Everyone has a need for human connection. The Non-Violent Communication group ranks connection as one of the seven needs of a human. Forms of connection account for 5 of Professor Steven Reiss’s 16 basic desires. People will go to extreme lengths to satisfy this need, to the point of sacrificing other needs including romance, happiness, peace, independence, or even their own health. Sadly people even do some classically really bad social mistakes where they’re trying to get more connection only to drive people away.

Some people will say anything just so that they can be part of the group. Even if they don’t believe what they are agreeing with. Even if what they are saying is mean and spiteful and they’re a “nice” person, they say it or agree to it just to fit in.
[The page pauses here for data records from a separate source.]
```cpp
extern "C" int ldsr_em_plan(int T, int p, int q, int niter, double tol, int algo, char *buf,
                            size_t len) {
    return ldsr_em_plan_lead(T, p, q, niter, tol, algo, 0, buf, len);
// ... 81 lines not shown
        pp.img2_stride = L.img2_stride;
        pp.L2 = pl.chunk;
        pp.NL2 = pl.lpc;
        pp.lead = pl.lead;
        pp.img3 = (pl.lead > 0 && L.img3_stride) ? (double *)(ws + L.img3) : nullptr;
        pp.img3_stride = L.img3_stride;
    }
    if (pl.steady_order) {
        tab.insert(tab.end(), cell_offsets, cell_offsets + n_series + 1);
        pp.perm = (int *)(ws + L.perm);
        pp.perm_key = (int *)(ws + L.perm_key);
        pp.cell_off = d_tab + 3 * n_blocks;
        pp.theta0 = E.theta0;
        pp.order_cpb = pl.queue ? 0 : cpb;
        pp.order_ntr = pl.chunk - 1;
    }
    rc = stage_h2d_async(E.device, E.stream, d_tab, tab.data(), sizeof(int) * tab.size());
    if (rc) return rc;
    HIPCHK(launch_series_prep(pp, n_series, E.stream));

    EmParams prm;
    prm.T = T; prm.p = p; prm.q = q; prm.has_u = E.u != nullptr; prm.has_v = E.v != nullptr;
    prm.niter = E.niter; prm.n_cells = n_cells; prm.tol = E.tol;
    prm.liks_nanfill = E.liks_nanfill;
    prm.abort = E.abort_flag;
    prm.yp = (const double *)(ws + L.yp);
    prm.yz = (const double *)(ws + L.yz);
    prm.up = (const double *)(ws + L.up);
    prm.vp = (const double *)(ws + L.vp);
    prm.u_stride = E.shared_uv ? 0 : (long)T * PP;
// ... 7 lines not shown
    prm.img3_stride = pp.img3_stride;
    prm.fitX = prm.fitY = prm.fitV = prm.fitJ = prm.pen = nullptr;
    prm.lambda = 0.0;
    prm.stdlik = 1;
    prm.sc = (const SeriesConst *)(ws + L.sc);
    prm.blk_series = d_tab;
    prm.blk_cell0 = d_tab + n_blocks;
    prm.blk_ncell = d_tab + 2 * n_blocks;
    prm.theta0 = E.theta0;
    prm.theta = E.theta; prm.lik = E.lik; prm.liks = E.liks;
    prm.n_iter = E.n_iter; prm.status = E.status;
    prm.queue = (int *)(ws + L.queue);
    prm.perm = pl.steady_order ? (const int *)(ws + L.perm) : nullptr;
    prm.scratch = (double *)(ws + L.scratch);
    prm.scratch_stride = L.scratch_stride;
    int slot;
    HIPCHK(prof_begin(E.device, E.stream, &slot));
    char nm[160];
    em_plan_kernel_name(pl, nm, sizeof(nm));
    remember_kernel(E.device, nm);
    if (pl.cpw)
        HIPCHK(launch_em_pair(prm, PP, QQ, pl.lpc, n_blocks, pl.queue, E.stream));
    else if (pl.algo == LDSR_ALGO_SCAN)
        HIPCHK(launch_em_scan(prm, PP, QQ, n_blocks, pl.queue, false, E.stream));
    else
        HIPCHK(launch_em_serial(prm, PP, QQ, n_blocks, E.stream));
    HIPCHK(prof_end(E.stream, slot));
    return LDSR_OK;
}

// ... 120 lines not shown
```

ldsr_amd/csrc/em_pair_impl.h:

```cpp
#pragma once
#include <type_traits>
#include "em_scan_impl.h"

__host__ __device__ constexpr long pair_image_doubles(int L, int PP, int QQ, int LPC = 32) {
    return img_doubles(L, LPC, PP, QQ);
}
__host__ __device__ constexpr long pair_strip_doubles(int L) { return (long)64 * (L - 1); }

__host__ __device__ constexpr long pair_tri_doubles(int PP, int QQ, int LPC = 32) {
    return (long)LPC * 2 * scan_pairs(PP, QQ);
}
#ifndef LDSR_STEADY
#define LDSR_STEADY 1
#endif
#ifndef LDSR_STEADY_PF
#define LDSR_STEADY_PF 4
#endif
#ifndef LDSR_STEADY_PF2
#define LDSR_STEADY_PF2 6
#endif
#ifndef LDSR_STEADY_REREAD_U
#define LDSR_STEADY_REREAD_U 1
#endif
#ifndef LDSR_LEAD_CLOSED_VAR
// ... 871 lines not shown
struct PairCarry {
    Theta<PP, QQ> th;
    double lik, lik1, lik2;
    int it, cell, wit;
    bool alive;
#ifdef LDSR_SCAN_TIMING
    unsigned long long tick_[10], last_, real0_;
#endif
};
#ifdef LDSR_SCAN_TIMING
#define PAIR_TICK_REFS auto &tick_ = cs.tick_; auto &last_ = cs.last_;
#else
#define PAIR_TICK_REFS
#endif

__device__ __forceinline__ int pair_cell_at(const PairEnv &E, int c0, int pos) { return E.perm ? E.perm[c0 + pos] : c0 + pos; }

__device__ __forceinline__ void pair_mark_interrupted(const PairEnv &E, int cell) {
    const int P = 6 + E.p + E.q;
    for (int k = 0; k < P; k++) E.theta[(long)cell * P + k] = NAN;
    if (E.liks && E.liks_nanfill)
        for (int i = 0; i < E.niter; i++) E.liks[(long)cell * E.niter + i] = NAN;
    E.n_iter[cell] = 0;
    E.lik[cell] = NAN;
    E.status[cell] = 3;
}

struct PairVarBlk { double Vp, sg, r0, K, Vu, AVu, J, Vp1; bool st; };
template <int L>
__device__ __forceinline__ PairVarBlk pair_var_block(double V1, double A, double C, double Q, double R, bool live,
// ... 167 lines not shown
            }
        }
    } else if (active) {
        mstep_update_white<PP, QQ>(cs.th, S, (SeriesConstK)E.sc, E.T);
    }
}

template <int PP, int QQ, bool QUEUE>
__device__ __forceinline__ bool pair_need_lik(const PairEnv &E, const PairCarry<PP, QQ> &cs, bool active) {
    if constexpr (QUEUE || LDSR_LIK_ON_DEMAND == 0) return true;
    else if constexpr (LDSR_LIK_ON_DEMAND == 2) return false;
    else return __any(E.tol > 0.0 || E.liks != nullptr || (active && cs.it + 1 >= E.niter) ||
                      (E.abort != nullptr && ((cs.wit + 1) & 63) == 0)) != 0;
}

template <int PP, int QQ, int L, bool QUEUE>
__device__ __attribute__((noinline)) PairCarry<PP, QQ> pair_steady_g_phase(PairEnv Ev, PairCarry<PP, QQ> cs, bool slow,
                                                                           int c0, int nc) {
    constexpr int LPC = 32;
    extern __shared__ __attribute__((aligned(16))) double smem[];
    PAIR_TICK_REFS
    auto ui = [](int x) { return __builtin_amdgcn_readfirstlane(x); };
    auto up = [&](auto *ptr) {
        const unsigned long long v = (unsigned long long)ptr;
        const unsigned lo = (unsigned)__builtin_amdgcn_readfirstlane((int)(unsigned)v);
        const unsigned hi = (unsigned)__builtin_amdgcn_readfirstlane((int)(unsigned)(v >> 32));
        return (decltype(ptr))(((unsigned long long)hi << 32) | lo);
    };
    PairEnv E;
    E.T = ui(Ev.T); E.p = ui(Ev.p); E.q = ui(Ev.q); E.has_u = ui(Ev.has_u); E.has_v = ui(Ev.has_v);
    E.niter = ui(Ev.niter); E.liks_nanfill = ui(Ev.liks_nanfill); E.n_obs = ui(Ev.n_obs);
    E.tol = uniform_d(Ev.tol);
    E.sc = up(Ev.sc); E.queue_s = up(Ev.queue_s); E.perm = up(Ev.perm); E.theta0 = up(Ev.theta0);
    E.theta = up(Ev.theta); E.lik = up(Ev.lik); E.liks = up(Ev.liks); E.n_iter = up(Ev.n_iter);
    E.status = up(Ev.status); E.abort = up(Ev.abort);
    c0 = ui(c0); nc = ui(nc);
    const int lane = threadIdx.x & 63, wave = threadIdx.x >> 6;
    const int vl = lane & 31, hbase = lane & 32;
    const int T = E.T;
    const int nl = (T + L - 1) / L, rp = T - nl * (L - 1);
    const bool shape_ok = rp >= 1 && nl > 1;
    const double *ys = smem;
    double *hs = smem + pair_image_doubles(L, PP, QQ, LPC) + (long)wave * pair_strip_doubles(L) + lane;
    do {
        SCAN_TICK(7)
        const bool need_lik = pair_need_lik<PP, QQ, QUEUE>(E, cs, slow);
        PairSweepOut<PP, QQ> o;
        pair_generic_sweeps<PP, QQ, L, LPC, true, !QUEUE>(o, cs.th, ys, hs, 0u, lane, nl, rp, cs.th.mu1, cs.th.V1, need_lik);
        SCAN_TICK(6)
        pair_steady_finish<PP, QQ, QUEUE>(E, cs, o, 0.0, 0.0, slow, lane, c0, nc, nl - 1, need_lik);
        const PairVarBlk vb = pair_var_block<L>(cs.th.V1, cs.th.A, cs.th.C, cs.th.Q, cs.th.R, cs.alive, vl, hbase, shape_ok);
        slow = cs.alive && !vb.st;
    } while (__any(slow));
    return cs;
}
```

Bashing others or bashing a common perceived enemy is a common tactic people use. (Gossip can be a form of this.) It kind of works to bond you with someone else in your group, but has some serious draw backs. It probably worked better centuries ago, but we live in a connected world, people eventually hear everything. Actually, it probably didn’t work long ago in small towns either. It also sets up an atmosphere of judging. What if you don’t believe the same things? What if you want to go against the judgment in the rumors? Will you trade your independence / knowledge / happiness to keep your connection with your current group?

Being judgmental

We’ve all know and seen people like this. They’re perhaps too vocal about “I like this…” and “I hate this…” and “This is no good…”. (Perhaps a bit self centered too.) Some people have an opinion about everything, which in itself isn’t bad, but they feel they need to share it with the world. All the time. Again, this creates an air of judging.

Many people’s first reaction to being judged is to be defensive or at least cautious. If dancing is at least part about being expressive, do you think they’ll be more open and expressive in this kind of a situation? Are they going to become great dancers in a studio like that? Or worse, the social dancers that feel they need to correct everything someone is doing. What about just having some fun? Why would anyone in their right mind go into a dance situation like that?

If you’re a dance teacher or a dance student, please, save the corrections for the appropriate venue: lesson time.

The judgment concept is actually much bigger than this. People have judgments going on inside their head all the time. To turn the judgment thought process into a thought process of perception and observation is the main key to get people expressive in their dancing (or anywhere else in their life).

A story: I started my dancing at a studio that was hugely judgmental in attitude. I look bad, I think it was horrible. That poor teacher, he was a total wreck when it came time for him to compete. Anyway, further down my path of discovery and learning about dancing, I took my first acting class. (I’ve taken many more since then.) I was stunned that first time though about how they all behaved. About how much it was about observation and not judgment. Everyone should take some acting classes.

Fairness

We are as people wired for fairness. When things are unfair, we are acutely aware of it. If you’re at a dance (or whatever the situation) try to spend some time with everyone. This is especially important for the leader of a group. One of the main qualities we all consciously or unconsciously attach to leadership is fairness. If you’re running a dance, you own a studio, whatever, don’t spend the entire night dancing with just your partner. Dance with everyone in the room. Systematically, one by one go through everyone in the room and dance with them each once, then lather, rinse, and repeat.

Try not to favor anyone in any of your classes. Even if you think you’re being private and just telling one student that “they’re so talented”, other students will hear. Don’t do it.

 

If we work together, we can all easily get all of our need for connection fed. We can all be more successful. Working together can be more enjoyable. Create a friendly environment in which the community can grow.